The mechanisms associated with effects of cannabidiol are still poorly understood. Although cannabidiol has low affinity for cannabinoids receptors [136], it can block the reuptake of the endogenous cannabinoid anandamide and its metabolism by the enzyme fatty acid amide hydrolase [137, 138]. Also, cannabidiol can activate TRPV1 receptors [137], enhance adenosine signaling through inhibition of uptake [139], and modulate serotoninergic neurotransmission by allosterically inhibiting 5-HT3 receptor [140] or acting as agonist at the 5-HT1A receptor [141].

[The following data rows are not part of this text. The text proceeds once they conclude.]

struct awt_encoder {
  awt_ctx* ctx = nullptr;
  awt_encoder_cfg cfg{};
  int planes = 1;
  int prec = PREC_BF16X3;
  Linear conv1, conv2;
  float* pos = nullptr;
  float *lnf_g = nullptr, *lnf_b = nullptr;
  std::vector<Layer> layers;
  std::vector<void*> allocs;
  std::vector<std::string> seen;
  int chunk = 16;
  awt_comm* comm = nullptr;
  int comm_groups = 2;
  bool mlp_f8 = false;
  float* wt_tmp = nullptr;
  int grad_scale_log2 = 0;
  bool train_base = false;
  Planes conv2T[3];
  struct GradEntry { std::string name; size_t offset; int64_t shape[3]; int rank; };
  std::vector<GradEntry> glayout;
  size_t g_head = 0, g_per_layer = 0;
};

namespace {

int dev_alloc(awt_encoder* e, void** p, size_t bytes) {
  AWT_HIP_CHECK(hipMalloc(p, bytes));
  AWT_HIP_CHECK(hipMemset(*p, 0, bytes));
  e->allocs.push_back(*p);
  return AWT_OK;
}
int alloc_planes(awt_encoder* e, Planes* pl, int64_t rows, int64_t ld) {
  pl->rows = rows; pl->ld = ld;
  int rc = dev_alloc(e, (void**)&pl->hi, (size_t)rows * ld * 2); if (rc) return rc;
  if (e->planes == 2) { rc = dev_alloc(e, (void**)&pl->lo, (size_t)rows * ld * 2); if (rc) return rc; }
  if (e->prec == PREC_F16F8) {
    pl->x8 = (uint8_t*)pl->lo + (size_t)rows * ld;
    pl->s_rows = (rows + 255) / 256 * 256;
    rc = dev_alloc(e, (void**)&pl->s16, (size_t)pl->s_rows * ld * 2); if (rc) return rc;
    rc = dev_alloc(e, (void**)&pl->s8, (size_t)pl->s_rows * ld * 2); if (rc) return rc;
  }
  return AWT_OK;
}
int alloc_planes_f8(awt_encoder* e, Planes* pl, int64_t rows, int64_t ld) {
  pl->rows = rows; pl->ld = ld;
  int rc = dev_alloc(e, (void**)&pl->hi, (size_t)rows * ld * 2); if (rc) return rc;
  rc = dev_alloc(e, (void**)&pl->lo, (size_t)rows * ld * 2); if (rc) return rc;
  pl->x8 = (uint8_t*)pl->lo + (size_t)rows * ld;
  pl->s_rows = (rows + 255) / 256 * 256;
  rc = dev_alloc(e, (void**)&pl->s16, (size_t)pl->s_rows * ld * 2); if (rc) return rc;
  rc = dev_alloc(e, (void**)&pl->s8, (size_t)pl->s_rows * ld * 2); if (rc) return rc;
  return AWT_OK;
}
int alloc_linear(awt_encoder* e, Linear* l, int N, int K) {
  l->N = N; l->K = K;
  int rc = alloc_planes(e, &l->w, N, K); if (rc) return rc;
  return dev_alloc(e, (void**)&l->bias, (size_t)N * 4);
}
int alloc_lora(awt_encoder* e, LoraGroup* g, int slots, int K_in, int N_out) {
  g->active = true;
  g->kp = (int)(((int64_t)slots * e->cfg.lora_rank + 63) / 64 * 64);
  int rc = alloc_planes(e, &g->a, 128, K_in); if (rc) return rc;
  rc = alloc_planes(e, &g->b, N_out, g->kp); if (rc) return rc;
  if (e->cfg.training) {
    rc = alloc_planes(e, &g->bT, 128, N_out); if (rc) return rc;
    rc = alloc_planes(e, &g->aT, K_in, g->kp); if (rc) return rc;
  }
  return AWT_OK;
}

struct Workspace {
  float* x; bf16_t *ln[2], *qkv[2], *att[2], *ff[2], *u[2], *a1[2], *h1[2];
  size_t bytes;
};

Workspace carve(const awt_encoder* e, char* base, int Bc) {
  const awt_encoder_cfg& c = e->cfg;
  const size_t P = e->planes, S = c.n_ctx, T = 2 * S, d = c.d_model, f = c.ffn_dim;
  const size_t M = (size_t)Bc * S, Mt = (size_t)Bc * T;
  Workspace w{};
  size_t off = 0;
  auto take = [&](size_t bytes) { char* p = base ? base + off : nullptr; off += align_up(bytes); return p; };
  w.x = (float*)take(M * d * 4);
  for (size_t p = 0; p < P; ++p) w.ln[p] = (bf16_t*)take(M * d * 2);
  for (size_t p = 0; p < P; ++p) w.u[p] = (bf16_t*)take(M * 128 * 2);
  const size_t layer_start = off;
  for (size_t p = 0; p < P; ++p) w.qkv[p] = (bf16_t*)take(3 * M * d * 2);
  for (size_t p = 0; p < P; ++p) w.att[p] = (bf16_t*)take(M * d * 2);
  for (size_t p = 0; p < P; ++p) w.ff[p] = (bf16_t*)take(M * f * 2);
  const size_t layer_end = off;
  off = layer_start;
  for (size_t p = 0; p < P; ++p) w.a1[p] = (bf16_t*)take(Mt * conv1_k(c.n_mels) * 2);
  for (size_t p = 0; p < P; ++p) w.h1[p] = (bf16_t*)take(Mt * d * 2);
  w.bytes = std::max(off, layer_end);
  if (e->prec == PREC_F16F8 && !c.training) w.bytes += align_up((size_t)256 * std::max(f, (size_t)conv1_k(c.n_mels)) * 4);
  return w;
}

Act make_act(bf16_t* p0, bf16_t* p1, size_t elems, int prec) {
  Act a;
  a.p16 = p0;
  if (prec == PREC_F16F8) { a.hi8 = (uint8_t*)p1; a.lo8 = a.hi8 ? a.hi8 + elems : nullptr; }
  else a.lo16 = p1;
  return a;
}
Act act_offset(const Act& a, int64_t elems) {
  Act r;
  r.p16 = a.p16 + elems;
  r.lo16 = a.lo16 ? a.lo16 + elems : nullptr;
  r.hi8 = a.hi8 ? a.hi8 + elems : nullptr;
  r.lo8 = a.lo8 ? a.lo8 + elems : nullptr;
  return r;
}
void set_out(GemmOut& o, const Act& a) { o.hi = a.p16; o.lo = a.lo16; o.hi8 = a.hi8; o.lo8 = a.lo8; o.ilv = a.ilv; }
Act make_ilv(bf16_t* p0) { Act a; a.ilv = (char*)p0; return a; }

GemmSeg seg_plain(const Act& a, int64_t lda, const Planes& w, int64_t wcol, int K, int M) {
  GemmSeg s{};
  s.a_hi = a.p16; s.a_lo = a.lo16; s.a8 = a.hi8; s.al8 = a.lo8; s.lda = lda;
  s.w_hi = w.hi; s.w_lo = w.lo; s.w8 = (const uint8_t*)w.lo; s.wl8 = w.x8;
  s.w_ksteps = (int)(w.ld / 32); s.w_k0 = (int)(wcol / 32); s.K = K;
  s.rows_out = M; s.rows_in = M; s.row_mul = 1; s.row_add = 0;
  s.w_exact16 = w.exact16 ? 1 : 0;
  s.a_ilv = a.ilv; s.w_pp = w.pp;
  s.ws16 = w.s16; s.ws8 = w.s8; s.ws_rows = (int)w.s_rows;
  return s;
}
GemmSeg seg_plain(const bf16_t* a_hi, const bf16_t* a_lo, int64_t lda, const Planes& w, int64_t wcol, int K, int M) {
  Act a; a.p16 = const_cast<bf16_t*>(a_hi); a.lo16 = const_cast<bf16_t*>(a_lo);
  return seg_plain(a, lda, w, wcol, K, M);
}

int linear_with_lora(awt_encoder* e, bf16_t* const u[2], bf16_t* const in[2], int64_t ld_in, const Linear& lin, const LoraGroup& lg,
                     int M, GemmEpilogue epi, GemmOut out, hipStream_t s) {
  const int terms = e->prec;
  const Act ain = make_act(in[0], in[1], (size_t)M * ld_in, terms);
  GemmSeg segs[2];
  int nseg = 1;
  segs[0] = seg_plain(ain, ld_in, lin.w, 0, lin.K, M);
  if (lg.active) {
    GemmSeg us = seg_plain(ain, ld_in, lg.a, 0, lin.K, M);
    const Act au = make_act(u[0], u[1], (size_t)M * 128, terms);
    GemmOut uo{};
    set_out(uo, au); uo.ldo = lg.kp; uo.n_valid = lg.kp;
    uo.scale = e->cfg.lora_alpha / (float)e->cfg.lora_rank;
    int rc = launch_gemm(e->ctx, M, 128, &us, 1, terms, EPI_BF16, uo, s); if (rc) return rc;
    segs[1] = seg_plain(au, lg.kp, lg.b, 0, lg.kp, M);
    nseg = 2;
  }
  out.bias = lin.bias;
  out.n_valid = lin.N;
  return launch_gemm(e->ctx, M, lin.N, segs, nseg, terms, epi, out, s);
}

int linear_pp(awt_encoder* e, bf16_t* in0, const Linear& lin, int M, GemmEpilogue epi, GemmOut out, hipStream_t s) {
  GemmSeg sg = seg_plain(make_ilv(in0), lin.K, lin.w, 0, lin.K, M);
  out.bias = lin.bias;
  out.n_valid = lin.N;
  return launch_gemm_pp(e->ctx, M, lin.N, sg, epi, out, s);
}
bool use_pp(const awt_encoder* e, const Linear& lin, const LoraGroup& lg, int M, int epi) {
  const int mode = awt_gemm_pp_mode();
  if (mode == 0 || e->prec != PREC_F16F8 || !lin.w.pp || lg.active || !gemm_pp_supported(M, lin.N, lin.K, epi)) return false;
  if (mode == 2) return true;
  const int64_t t = (int64_t)((M + 255) / 256) * (lin.N / 256), c = gemm_pp_slots();
  return !lin.w.exact16 && c > 0 && t >= c && ((t + c - 1) / c) * c * 5 <= t * 6;
}

struct LayerBufs {
  float *x_in, *x_mid, *x_out;
  bf16_t *ln1[2], *qkv[2], *att[2], *ln2[2], *pre[2], *ff[2], *u[2];
  bf16_t *uo[2], *u1[2], *u2[2];
  float* lse;
};

struct TrainWs {
  std::vector<LayerBufs> layer;
  bf16_t *a1[2], *h1[2], *ff[2];
  bf16_t* pre1[2];
  float* x_final;
  float *dx_a, *dx_b, *dln, *delta, *partial;
  bf16_t *dxp[2], *dpre[2], *datt[2], *dqkv[2], *du[2];
  size_t partial_bytes, bytes;
};

TrainWs carve_train(const awt_encoder* e, char* base, int B) {
  const awt_encoder_cfg& c = e->cfg;
  const size_t P = e->planes, S = c.n_ctx, T = 2 * S, d = c.d_model, f = c.ffn_dim, H = c.n_heads;
  const size_t M = (size_t)B * S, Mt = (size_t)B * T;
  TrainWs w{};
  size_t off = 0;
  auto take = [&](size_t bytes) { char* p = base ? base + off : nullptr; off += align_up(bytes); return p; };
  auto planes = [&](bf16_t* (&dst)[2], size_t elems) { dst[0] = dst[1] = nullptr; for (size_t p = 0; p < P; ++p) dst[p] = (bf16_t*)take(elems * 2); };
  w.layer.resize(c.n_layers);
  float* x = (float*)take(M * d * 4);
  for (int li = 0; li < c.n_layers; ++li) {
    LayerBufs& L = w.layer[li];
    L.x_in = x;
    L.x_mid = (float*)take(M * d * 4);
    L.x_out = (float*)take(M * d * 4);
    x = L.x_out;
    planes(L.ln1, M * d); planes(L.qkv, 3 * M * d); planes(L.att, M * d); planes(L.ln2, M * d); planes(L.pre, M * f);
    planes(L.u, M * 128);
    const bool has_o = e->layers[li].lo_.active, has_1 = e->layers[li].l1.active, has_2 = e->layers[li].l2.active;
    if (has_o) planes(L.uo, M * 128); else { L.uo[0] = L.u[0]; L.uo[1] = L.u[1]; }
    if (has_1) planes(L.u1, M * 128); else { L.u1[0] = L.u[0]; L.u1[1] = L.u[1]; }
    if (has_2) { planes(L.u2, M * 128); planes(L.ff, M * f); } else { L.u2[0] = L.u[0]; L.u2[1] = L.u[1]; L.ff[0] = L.ff[1] = nullptr; }
    if (e->train_base) planes(L.ff, M * f);
    L.lse = (float*)take((size_t)B * H * S * 4);
  }
  w.x_final = x;
  if (e->train_base) w.ff[0] = w.ff[1] = nullptr;
  else planes(w.ff, M * f);
  w.pre1[0] = w.pre1[1] = nullptr;
  if (e->train_base) { planes(w.a1, Mt * conv1_k(e->cfg.n_mels)); planes(w.h1, Mt * d); planes(w.pre1, Mt * d); }
  const size_t mark = off;
  if (!e->train_base) { planes(w.a1, Mt * conv1_k(e->cfg.n_mels)); planes(w.h1, Mt * d); }
  const size_t conv_end = off;
  off = mark;
  w.dx_a = (float*)take(M * d * 4); w.dx_b = (float*)take(M * d * 4); w.dln = (float*)take(M * d * 4);
  w.delta = (float*)take((size_t)B * H * S * 4);
  planes(w.dxp, M * d); planes(w.dpre, M * f); planes(w.datt, M * d); planes(w.dqkv, 3 * M * d); planes(w.du, M * 128);
  w.partial_bytes = outer_reduce_partial_bytes((int)M, c.lora_rank > 0 ? c.lora_rank : 1, 1024);
  if (e->train_base) {
    const int Mi = (int)M, Mti = (int)Mt, di = (int)d, fi = (int)f;
    size_t pb = std::max({wgrad_partial_bytes(Mi, 3 * di, di), wgrad_partial_bytes(Mi, di, di), wgrad_partial_bytes(Mi, fi, di), wgrad_partial_bytes(Mi, di, fi),
                          wgrad_partial_bytes(Mti, di, c.n_mels), param_grad_partial_bytes(Mti, di)});
    w.partial_bytes = std::max(w.partial_bytes, pb);
  }
  w.partial = (float*)take(w.partial_bytes);
  w.bytes = std::max(off, conv_end);
  for (int li = 0; li < c.n_layers; ++li) for (int p = 0; p < 2; ++p) if (!w.layer[li].ff[p]) w.layer[li].ff[p] = w.ff[p];
  return w;
}

int conv_stem(awt_encoder* e, const float* mel, int Bc, bf16_t* const a1[2], bf16_t* const h1[2], float* x, hipStream_t s, bf16_t* const* pre1 = nullptr) {
  const awt_encoder_cfg& c = e->cfg;
  const int S = c.n_ctx, T = 2 * S, d = c.d_model, terms = e->prec;
  const int M = Bc * S, Mt = Bc * T;
  const int k1 = conv1_k(c.n_mels);
  const Act aa1 = make_act(a1[0], a1[1], (size_t)Mt * k1, terms), ah1 = make_act(h1[0], h1[1], (size_t)Mt * d, terms);
  int rc = launch_im2col_conv1(e->ctx, mel, Bc, c.n_mels, T, k1, aa1, terms, s); if (rc) return rc;
  {
    GemmSeg sg = seg_plain(aa1, k1, e->conv1.w, 0, k1, Mt);
    GemmOut o{}; set_out(o, ah1); o.ldo = d; o.bias = e->conv1.bias; o.n_valid = d;
    if (pre1) { o.hi2 = pre1[0]; o.lo2 = pre1[1]; }
    rc = launch_gemm(e->ctx, Mt, d, &sg, 1, terms, pre1 ? EPI_BF16_GELU_SAVE : EPI_BF16_GELU, o, s); if (rc) return rc;
  }
  GemmSeg sg[3];
  for (int dt = 0; dt < 3; ++dt) {
    sg[dt] = seg_plain(ah1, d, e->conv2.w, (int64_t)dt * d, d, M);
    sg[dt].rows_out = S; sg[dt].rows_in = T; sg[dt].row_mul = 2; sg[dt].row_add = dt - 1;
  }
  GemmOut o{}; o.f32 = x; o.ldo = d; o.bias = e->conv2.bias; o.n_valid = d; o.pos = e->pos; o.rows_pos = S;
  return launch_gemm(e->ctx, M, d, sg, 3, terms, EPI_F32_GELU_POS, o, s);
}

The BNST receives dense serotoninergic innervation from caudal regions of the dorsal raphe nucleus [142, 143]. Moreover, BNST neurons express a variety of serotonin receptors, and 5-HT1A receptors is one the most prevalent receptor subtypes expressed [144]. In this way, serotonin elicits inhibitory responses, evoking membrane hyper-polarization, in the majority of BNST neurons by activation of postsynaptic 5-HT1A receptors [145, 146]. Interestingly, all effects following CBD microinjection into the BNST were inhibited after local pretreatment with a 5-HT1A antagonist [132, 133, 135]. Therefore, activation of local 5-HT1A seems to be a key mechanism involved in CBD action in the BNST.

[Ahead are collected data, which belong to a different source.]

# kolenyo2099/revers-o

Hardware: AMD Instinct MI355X
Metric: images/sec embed+top-k (PE-L14-336, 1M x 1024 gallery) (higher is better)
Workload: dtype bf16

## Files before the change

### include/revo.h

```cpp
#ifndef REVO_H
#define REVO_H
#include <stdint.h>

#ifdef __cplusplus
extern "C" {
#endif

typedef struct revo_vit revo_vit;
typedef struct revo_gallery revo_gallery;

typedef struct revo_vit_cfg {
    int32_t image_size, patch_size, width, layers, heads, mlp_dim, out_dim, pool_heads;
    int32_t use_cls;
    int32_t use_ls;
    float ln_eps, rope_theta;
    int32_t pool_mlp_dim;
} revo_vit_cfg;

typedef struct revo_tensor {
    const char* name;
    const float* data;
    int64_t numel;
} revo_tensor;

const char* revo_last_error(void);
int32_t revo_version(void);
int32_t revo_sync(void* stream);

int32_t revo_vit_create(const revo_vit_cfg* cfg, const revo_tensor* weights, int32_t n_weights, int32_t device,
                        int32_t max_batch, revo_vit** out);
int32_t revo_vit_destroy(revo_vit* vit);
int32_t revo_vit_forward(revo_vit* vit, const void* images, int32_t image_dtype, int32_t batch, float* out,
                         int32_t normalize, void* stream);
int32_t revo_vit_seq_len(const revo_vit* vit);
int32_t revo_vit_stats(revo_vit* vit, double* out4, int32_t reset, void* stream);

int32_t revo_gallery_create(int32_t dim, int64_t capacity, int32_t device, int32_t keep_f32, revo_gallery** out);
int32_t revo_gallery_destroy(revo_gallery* g);
int32_t revo_gallery_append(revo_gallery* g, const float* vecs, int64_t n, int32_t normalize, int32_t src_on_device,
                            void* stream);
int64_t revo_gallery_size(const revo_gallery* g);
int32_t revo_gallery_clear(revo_gallery* g);
int32_t revo_gallery_read(revo_gallery* g, int64_t start, int64_t n, float* dst, int32_t dst_on_device);

int32_t revo_gallery_remove(revo_gallery* g, const uint32_t* remove_bits, int64_t rows, int32_t src_on_device,
                            int64_t* n_removed, void* stream);
int32_t revo_gallery_update(revo_gallery* g, const int64_t* row_idx, const float* vecs, int64_t n, int32_t normalize,
                            int32_t src_on_device, void* stream);

int32_t revo_search_topk(revo_gallery* g, const float* queries, int32_t n_queries, int32_t k, int32_t has_threshold,
                         float threshold, int64_t index_offset, float* scores, int64_t* indices, int32_t* counts,
                         void* stream);
int32_t revo_search_topk_large(revo_gallery* g, const float* queries, int32_t n_queries, int32_t k, int32_t has_threshold,
                               float threshold, int64_t index_offset, float* scores, int64_t* indices, int32_t* counts,
                               void* stream);
int32_t revo_gallery_pairs(revo_gallery* g, float threshold, int64_t* n_pairs, void* stream);
int32_t revo_gallery_pairs_read(revo_gallery* g, int64_t start, int64_t n, int64_t* pairs, float* scores,
                                int32_t dst_on_device);
int32_t revo_gallery_clusters(revo_gallery* g, float threshold, int64_t* n_clusters, int64_t* n_members, void* stream);
int32_t revo_gallery_clusters_read(revo_gallery* g, int64_t* labels, int64_t* offsets, int64_t* members,
                                   int32_t dst_on_device);
int32_t revo_search_range(revo_gallery* g, const float* queries, int32_t n_queries, float threshold, int64_t index_offset,
                          int64_t* n_results, void* stream);
int32_t revo_search_range_read(revo_gallery* g, int64_t* offsets, int64_t start, int64_t n, int64_t* indices, float* scores,
                               int32_t dst_on_device);
int32_t revo_search_recommend(revo_gallery* g, const float* examples, int32_t n_positive, int32_t n_negative, int32_t k,
                              int32_t has_threshold, float threshold, int64_t index_offset, float* scores, int64_t* indices,
                              int32_t* counts, void* stream);
int32_t revo_search_discover(revo_gallery* g, const float* target, const float* positives, const float* negatives,
                             int32_t n_pairs, int32_t k, int32_t has_threshold, float threshold, int64_t index_offset,
                             float* scores, int64_t* indices, int32_t* counts, void* stream);
int32_t revo_search_maxsim(revo_gallery* g, const float* queries, int32_t n_vectors, int32_t k, int32_t has_threshold,
                           float threshold, int64_t index_offset, float* scores, int32_t* group_ids, int32_t* counts,
                           float* part_scores, int64_t* part_rows, void* stream);
int32_t revo_search_mmr(revo_gallery* g, const float* queries, int32_t n_queries, int32_t k, int32_t candidates,
                        float diversity, int32_t has_threshold, float threshold, int64_t index_offset, float* scores,
                        float* mmr_values, int64_t* indices, int32_t* counts, void* stream);
int32_t revo_search_ksel(int32_t k);
int32_t revo_search_set_total_rows(revo_gallery* g, int64_t total_rows);
int32_t revo_search_set_filter(revo_gallery* g, const uint32_t* allow_bits, int64_t rows, int32_t src_on_device,
                               void* stream);
int32_t revo_search_set_groups(revo_gallery* g, const int32_t* group_of_row, int64_t rows, int32_t src_on_device,
                               void* stream);
int32_t revo_search_groups(revo_gallery* g, const float* queries, int32_t n_queries, int32_t limit, int32_t group_size,
                           int32_t has_threshold, float threshold, int64_t index_offset, float* scores, int64_t* indices,
                           int32_t* hit_counts, int32_t* group_ids, int32_t* group_counts, void* stream);
int32_t revo_search_estimates(int32_t k);
int32_t revo_search_plan(const revo_gallery* g, int32_t n_queries, int32_t k, int64_t* out4);
int32_t revo_search_candidates(revo_gallery* g, const float* queries, int32_t n_queries, int32_t k, int32_t top_m,
                               uint32_t* bounds, void* stream);
int32_t revo_search_finish(revo_gallery* g, int32_t n_queries, int32_t k, int32_t has_threshold, float threshold,
                           int64_t index_offset, const uint32_t* all_bounds, int32_t parts, int32_t top_m, float* scores,
                           int64_t* indices, int32_t* counts, float* cert, void* stream);
int32_t revo_search_exact(revo_gallery* g, int32_t n, const int32_t* q_idx, const float* need, int32_t k,
                          int32_t has_threshold, float threshold, int64_t index_offset, float* scores, int64_t* indices,
                          int32_t* counts, void* stream);
int32_t revo_search_stats(revo_gallery* g, int32_t* out8, void* stream);
int32_t revo_topk_merge(const float* scores, const int64_t* indices, int32_t parts, int32_t n_queries, int32_t k,
                        int32_t has_threshold, float threshold, float* out_scores, int64_t* out_indices,
                        int32_t* out_counts, void* stream);
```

Corticotropin-releasing Factor

Corticotropin-releasing factor (CRF) was first isolated from ovine hypothalamus in 1981, and was initially characterized as a regulator of adrenocorticotropic (ACTH) hormone secretion from pituitary cells [147]. However, it was further demonstrated that effects of CRF extend beyond the action as a hormone and its role in control of cardiovascular and gastrointestinal function, behavioral and physiological responses to stress, food intake and satiety has been described [148-153]. The mammalian CRF system is composed by the CRF and other three CRF-like peptides denominated urocortin 1, urocortin 2 and urocortin 3 [154]. Physiological effects of CRF and the urocortins are mediated by two receptors, CRF1 and CRF2, and a CRF binding protein [154].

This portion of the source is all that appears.